There's a lot to be said for viewing art this way. Admission is free, there aren't any queues and there's no need to worry about having your pockets picked. Plus, you won't find yourself peering over anyone else's shoulder to view a work of art or listening to the babble of fellow visitors as they loudly broadcast their knowledge of Spanish Surrealism.

But it's no substitute for the real thing. Seven billion pixels can't accurately transmit the scale or colour or atmosphere of a painting or convey the sense of wonder you feel when standing in front of it. And only in a gallery do you have the opportunity to shut out the rest of the world, engage with a work and view it in context. My enduring thought, while strolling around the Reina Sofia online, is how nicer it would be if I were actually in Madrid.

So how about a gig instead? If any medium has fearlessly embraced new technology it's pop, so the streamed concert is surely live music's logical evolution. Without leaving my postcode, I barge my way into rising band The Antlers' show at South by South-West in Austin, Texas, the annual music festival famed for its overcrowding, where punters invariably end up stuck outside venues listening to bands through the air vents. Watching this rather fine New York trio, my initial feeling is of smugness. It's the same feeling I get watching Glastonbury on the television, getting the best views of the best bands without the threat of dysentery.

But as the show goes on my attention starts to drift. The thought that the lead singer Peter Silberman's voice sounds a bit like Jeff Buckley's leads me to temporarily wander off and play a bit of Buckley's album Grace in order to compare and contrast. While I'm at it, I make a cup of tea. About half an hour into the show I am distracted by a distant, juddering noise that turns out to be my washing machine.

The quality of concert streaming has improved immeasurably over the last year or so. Forget the grainy footage of gigs posted by fans on YouTube; now it really is like watching it on telly. But despite this, I still know I'm missing out. Filmed concerts, whether on television or online, invariably struggle to convey the tension of live performance. That sensation of a crowd collectively holding their breath as a song reaches its crescendo – you don't get that sitting at home.

Watching a band this way can be a lonely business too. I've grumbled on these pages before about the hell that is other people at pop concerts, notably those who sing along too loudly or photograph every moment with their mobile phones. But I'd sooner experience live music in a roomful of strangers than be standing there alone.
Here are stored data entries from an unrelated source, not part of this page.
@@ -66,6 +67,11 @@
 static_assert(TcCfg<1, 32, 128, 1>::STAGES == 6, "single-pass 128-column conv at BK = 32: 6-stage ring");
 static_assert(TcCfg<1, 64, 64, 1>::STAGES == 6, "single-pass 64-column conv at BK = 64: 6-stage ring");
 static_assert(TcCfg<1, 32, 64, 1>::STAGES == 6, "single-pass 64-column conv at BK = 32: 6-stage ring");
+
+constexpr int WIN_TAPS = 3, WIN_ROWS = 192;
+using WinCfg = RingCfg<2 * (WIN_ROWS + WIN_TAPS * 64) * 32 * 2, 64, 0>;
+static_assert(WinCfg::STAGES == 4, "window 64-column conv: 4 stages of 48 KB");
+static_assert(WIN_ROWS * 32 * 2 % 1024 == 0, "window planes keep the B boxes on swizzle-atom boundaries");
 
 template <int BR>
 __device__ __forceinline__ void epilogue_gated(const TcParams& p, const float* arow, uint64_t* acc_empty, int a_row0,
@@ -156,8 +162,8 @@
 }
 
 template <class Cfg, int NPL, class Decode, class Load, class Mma, class Gmain, class Epilogue>
-__device__ __forceinline__ void tc_pipeline(const TcMaps& maps, int num_units, Decode decode, Load load, Mma mma,
-                                            Gmain gmain, Epilogue epilogue) {
+__device__ __forceinline__ void tc_pipeline(const TcMaps& maps, int num_units, uint32_t stage_tx, Decode decode,
+                                            Load load, Mma mma, Gmain gmain, Epilogue epilogue) {
     static_assert(NPL == 1 || NPL == 2, "one or two operand planes");
     static_assert(Cfg::NCOLS <= 128, "main + cross accumulators must fit in the registers of a consumer thread");
     static_assert(Cfg::STAGES >= 2, "pipeline needs at least two stages");
@@ -203,7 +209,7 @@
                 for (int kit = 0; kit < w.n_iters; ++kit, ++it) {
                     const int s = it % STAGES, ph = (it / STAGES) & 1;
                     mbar_wait(&empty[s], ph ^ 1);
-                    mbar_arrive_expect_tx(&full[s], STAGE);
+                    mbar_arrive_expect_tx(&full[s], stage_tx);
                     load(w, kit, smem + s * STAGE, &full[s]);
                 }
             }
@@ -244,16 +250,19 @@
     }
 }
 
-template <int MODE, int NBOX, int BR, int BK, bool BF16, int NPL>
+template <int MODE, int NBOX, int BR, int BK, bool BF16, bool WIN, int NPL>
 __global__ void __launch_bounds__(TC_CONV_THREADS, 1)
 tc_conv_kernel(const __grid_constant__ TcMaps maps, const __grid_constant__ TcParams p, int tiles_x, int tiles_y,
                int num_tiles) {
-    using Cfg = TcCfg<NBOX, BK, BR, NPL>;
+    static_assert(!WIN || (MODE == TC_CONV && NBOX == 1 && BR == 64 && BK == 32 && NPL == 2), "window stages");
+    using Cfg = std::conditional_t<WIN, WinCfg, TcCfg<NBOX, BK, BR, NPL>>;
     constexpr int NCOLS = Cfg::NCOLS;
-    constexpr int TILE = 128 * BK * 2, TILE_B = BR * BK * 2;
-    constexpr int B_OFF = NPL * TILE;
-    constexpr int A_HALF = 64 * BK * 2;
-    const int n_iters = p.k * p.kb_n;
+    constexpr int TAPS = WIN ? WIN_TAPS : 1;
+    constexpr int A_ROWS = WIN ? WIN_ROWS : 128;
+    constexpr int TILE = A_ROWS * BK * 2, TILE_B = BR * BK * 2;
+    constexpr int B_OFF = NPL * TILE, B_PL = TAPS * NBOX * TILE_B;
+    constexpr int ROW = BK * 2;
+    const int n_iters = WIN ? p.kb_n : p.k * p.kb_n;
 
     struct Tile { int a_row0, a_z, b_row0, b_row1, n_iters; };
     auto decode = [&](int tile) {
@@ -267,28 +276,40 @@
         return w;
     };
     auto load = [&](const Tile& w, int kit, uint8_t* st, uint64_t* bar) {
-        const int j = kit / p.kb_n, kb = kit - j * p.kb_n;
-        const int ax = kb * BK, ay = w.a_row0 + p.tap_off[j];
-        const int by0 = j * p.rows_per_tap + w.b_row0, by1 = j * p.rows_per_tap + w.b_row1;
+        const int j0 = WIN ? 0 : kit / p.kb_n, kb = kit - j0 * p.kb_n;
+        const int ax = kb * BK, ay = w.a_row0 + (WIN ? p.win_off : p.tap_off[j0]);
 #pragma unroll
         for (int pl = 0; pl < NPL; ++pl) {
             tma_load_3d(st + pl * TILE, &maps.a[pl], bar, ax, ay, w.a_z);
-            uint8_t* bdst = st + B_OFF + pl * NBOX * TILE_B;
-            tma_load_3d(bdst, &maps.b[pl], bar, ax, by0, 0);
-            if (NBOX == 2) tma_load_3d(bdst + TILE_B, &maps.b[pl], bar, ax, by1, 0);
+#pragma unroll
+            for (int t = 0; t < TAPS; ++t) {
+                const int j = j0 + t;
+                uint8_t* bdst = st + B_OFF + pl * B_PL + t * NBOX * TILE_B;
+                tma_load_3d(bdst, &maps.b[pl], bar, ax, j * p.rows_per_tap + w.b_row0, 0);
+                if (NBOX == 2) tma_load_3d(bdst + TILE_B, &maps.b[pl], bar, ax, j * p.rows_per_tap + w.b_row1, 0);
+            }
         }
     };
     auto mma = [&](const uint8_t* st, int wg, float* acc, float* xacc) {
-        const uint32_t sa = smem_u32(st) + wg * A_HALF, sb = smem_u32(st + B_OFF);
-#pragma unroll
-        for (int kk = 0; kk < BK / 16; ++kk) {
-            const uint32_t ko = kk * 32;
-            const uint64_t a0 = make_desc<BK>(sa + ko), b0 = make_desc<BK>(sb + ko);
-            wgmma_mma<NCOLS, 0, 0>(BF16, acc, a0, b0, 1);
-            if constexpr (NPL == 2) {
-                const uint64_t a1 = make_desc<BK>(sa + TILE + ko), b1 = make_desc<BK>(sb + NBOX * TILE_B + ko);
-                wgmma_mma<NCOLS, 0, 0>(BF16, xacc, a0, b1, 1);
-                wgmma_mma<NCOLS, 0, 0>(BF16, xacc, a1, b0, 1);
+#ifdef DV3_TC_LOADS_ONLY
+        return;
+#endif
+        const uint32_t s0 = smem_u32(st), sb = smem_u32(st + B_OFF);
+#pragma unroll
+        for (int t = 0; t < TAPS; ++t) {
+            const uint32_t sa = s0 + (WIN ? 64 * wg + p.tap_off[t] - p.win_off : 64 * wg) * ROW;
+            const uint32_t st_b = sb + t * NBOX * TILE_B;
+#pragma unroll
+            for (int kk = 0; kk < BK / 16; ++kk) {
+                const uint32_t ko = kk * 32;
+                const uint64_t a0 = make_desc<BK>(sa + ko), b0 = make_desc<BK>(st_b + ko);
+                wgmma_mma<NCOLS, 0, 0>(BF16, acc, a0, b0, 1);
+                if constexpr (NPL == 2) {
+                    const uint64_t a1 = make_desc<BK>(sa + TILE + ko);
+                    const uint64_t b1 = make_desc<BK>(st_b + B_PL + ko);
+                    wgmma_mma<NCOLS, 0, 0>(BF16, xacc, a0, b1, 1);
+                    wgmma_mma<NCOLS, 0, 0>(BF16, xacc, a1, b0, 1);
+                }
             }
         }
     };
@@ -298,7 +319,8 @@
         if (MODE == TC_GATED) epilogue_gated<BR>(p, arow, acc_empty, w.a_row0, w.a_z, w.b_row0);
         else epilogue_conv<NCOLS>(p, arow, acc_empty, w.a_row0, w.a_z, w.b_row0);
     };
-    tc_pipeline<Cfg, NPL>(maps, num_tiles, decode, load, mma, gmain, epilogue);
+    tc_pipeline<Cfg, NPL>(maps, num_tiles, WIN ? (uint32_t)p.win_tx : (uint32_t)Cfg::STAGE, decode, load, mma, gmain,
+                          epilogue);
 }
 
 struct TcMnParams {
@@ -393,7 +415,7 @@
         }
         mbar_arrive(acc_empty);
     };
-    tc_pipeline<Cfg, NPL>(maps, p.num_units, decode, load, mma, gmain, epilogue);
+    tc_pipeline<Cfg, NPL>(maps, p.num_units, Cfg::STAGE, decode, load, mma, gmain, epilogue);
 }
 
 typedef CUresult (*EncodeTiledFn)(CUtensorMap*, CUtensorMapDataType, cuuint32_t, void*, const cuuint64_t*,
@@ -448,20 +470,21 @@
     return check_launch(what);
 }
 
-template <int MODE, int NBOX, int BR, int BK, bool BF16, int NPL>
+template <int MODE, int NBOX, int BR, int BK, bool BF16, int NPL, bool WIN = false>
 static int launch_conv_fmt(const TcMaps& maps, const TcParams& p, int tiles_x, int tiles_y, int batch, cudaStream_t st,
                            const char* what) {
+    using Cfg = std::conditional_t<WIN, WinCfg, TcCfg<NBOX, BK, BR, NPL>>;
     const int num_tiles = tiles_x * tiles_y * batch;
-    return launch_persistent<TcCfg<NBOX, BK, BR, NPL>, tc_conv_kernel<MODE, NBOX, BR, BK, BF16, NPL>>(
-        num_tiles, st, what, maps, p, tiles_x, tiles_y, num_tiles);
-}
-
-template <int MODE, int NBOX, int BR, int BK, int NPL = 2>
+    return launch_persistent<Cfg, tc_conv_kernel<MODE, NBOX, BR, BK, BF16, WIN, NPL>>(num_tiles, st, what, maps, p,
+                                                                                      tiles_x, tiles_y, num_tiles);
+}
+
+template <int MODE, int NBOX, int BR, int BK, int NPL = 2, bool WIN = false>
 static int launch_conv(const TcMaps& maps, const TcParams& p, int tiles_x, int tiles_y, int batch, cudaStream_t st,
                        const char* what) {
     if (p.operand_bf16)
-        return launch_conv_fmt<MODE, NBOX, BR, BK, true, NPL>(maps, p, tiles_x, tiles_y, batch, st, what);
-    return launch_conv_fmt<MODE, NBOX, BR, BK, false, NPL>(maps, p, tiles_x, tiles_y, batch, st, what);
+        return launch_conv_fmt<MODE, NBOX, BR, BK, true, NPL, WIN>(maps, p, tiles_x, tiles_y, batch, st, what);
+    return launch_conv_fmt<MODE, NBOX, BR, BK, false, NPL, WIN>(maps, p, tiles_x, tiles_y, batch, st, what);
 }
 
 static void fill_taps_tc(int* tap_off, int k, int dilation, int causal, bool transpose) {
@@ -470,6 +493,17 @@
         tap_off[j] = j < k ? (transpose ? (padl - j * dilation) : (j * dilation - padl)) : 0;
 }
 
+static int window_rows(TcParams& p, int npl) {
+    if (npl != 2 || p.k != WIN_TAPS) return 0;
+    int lo = p.tap_off[0], hi = p.tap_off[0];
+    for (int j = 1; j < p.k; ++j) { lo = p.tap_off[j] < lo ? p.tap_off[j] : lo; hi = p.tap_off[j] > hi ? p.tap_off[j] : hi; }
+    const int rows = (128 + hi - lo + 7) / 8 * 8;
+    if (rows > WIN_ROWS) return 0;
+    p.win_off = lo;
+    p.win_tx = 2 * (rows + WIN_TAPS * 64) * 32 * 2;
+    return rows;
+}
+
 static inline const void* plane(const void* base, int pl, long long plane_elems) {
     return (const char*)base + (size_t)pl * plane_elems * 2;
 }
@@ -486,6 +520,14 @@
 int dv3_tc_conv_supported(int B, int Cin, int Cout, int T, int k) {
     return T >= 1 && k >= 1 && k <= MAX_TAPS_TC && B >= 1 && B <= 65535 && (k == 1 || Cout % 128 == 0) && Cin >= 8 &&
            Cout >= 1;
+}
+
+int dv3_tc_window_rows(int npl, int k, int dilation, int causal, int transpose_taps) {
+    if (k < 1 || k > MAX_TAPS_TC) return 0;
+    TcParams p = {};
+    p.k = k;
+    fill_taps_tc(p.tap_off, k, dilation, causal, transpose_taps != 0);
+    return window_rows(p, npl);
 }
 
 int dv3_tc_convblock_fwd(const void* xd, const void* w, int npl, const float* bias, const float* spk,
@@ -497,15 +539,15 @@
     TcMaps maps;
     const int t_tiles = (T + 127) / 128;
     const int BK = npl == 2 ? 32 : 64;
+    TcParams p = {};
+    p.T = T; p.Nc = C; p.rows_per_tap = 2 * C; p.k = k; p.kb_n = C / BK;
+    fill_taps_tc(p.tap_off, k, dilation, causal, false);
     for (int pl = 0; pl < npl; ++pl) {
         if (encode_tmap_bf16_3d(&maps.a[pl], plane(xd, pl, (long long)B * T * C), C, T, B, (uint64_t)C * 2,
                                 (uint64_t)T * C * 2, BK, 128)) return 1;
         if (encode_tmap_bf16_3d(&maps.b[pl], plane(w, pl, (long long)k * 2 * C * C), C, (uint64_t)k * 2 * C, 1,
                                 (uint64_t)C * 2, (uint64_t)k * 2 * C * C * 2, BK, 64)) return 1;
     }
-    TcParams p = {};
-    p.T = T; p.Nc = C; p.rows_per_tap = 2 * C; p.k = k; p.kb_n = C / BK;
-    fill_taps_tc(p.tap_off, k, dilation, causal, false);
     p.bias = bias; p.spk = spk; p.res = res; p.y = y; p.save_a = save_a; p.save_s = save_s;
     p.gate_mode = mode; p.residual = residual;
     p.gmain = 1.f + config().tc_gamma * (float)(p.k * p.kb_n * (BK / 16));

Art in almost all its forms is meant to be a communal experience, whether you are sitting in an opera house, wandering around a gallery or elbowing your way through a crowd at a gig. It is also a ritual, one that is about so much more than the final performance. These are pilgrimages made by people in pursuit of a particular visceral sensation. Often the pleasure is as much in the anticipation as the execution. Remove the build-up, the tantalising bit where you imagine how it will be, and you take away a vital part of the experience.

So you can keep your streamed concerts, your simulated gallery excursions and your laptop theatrical events. Believe me when I tell you that lying on the sofa, with computers, phones and remote controls all within easy reach, is my default setting. But when it comes to art appreciation, even a slob like me can recognise the basic requirement to leave the house.

Ultimately it's a bit like watching holidays on telly. Yes, you can cut out the sweat, the aching legs, the ravenous mosquitoes and the dodgy souvenirs. By staying at home, you can stare at the locals without embarrassment and take in the finest views. But it's just not the same if you can't feel the sun on your face.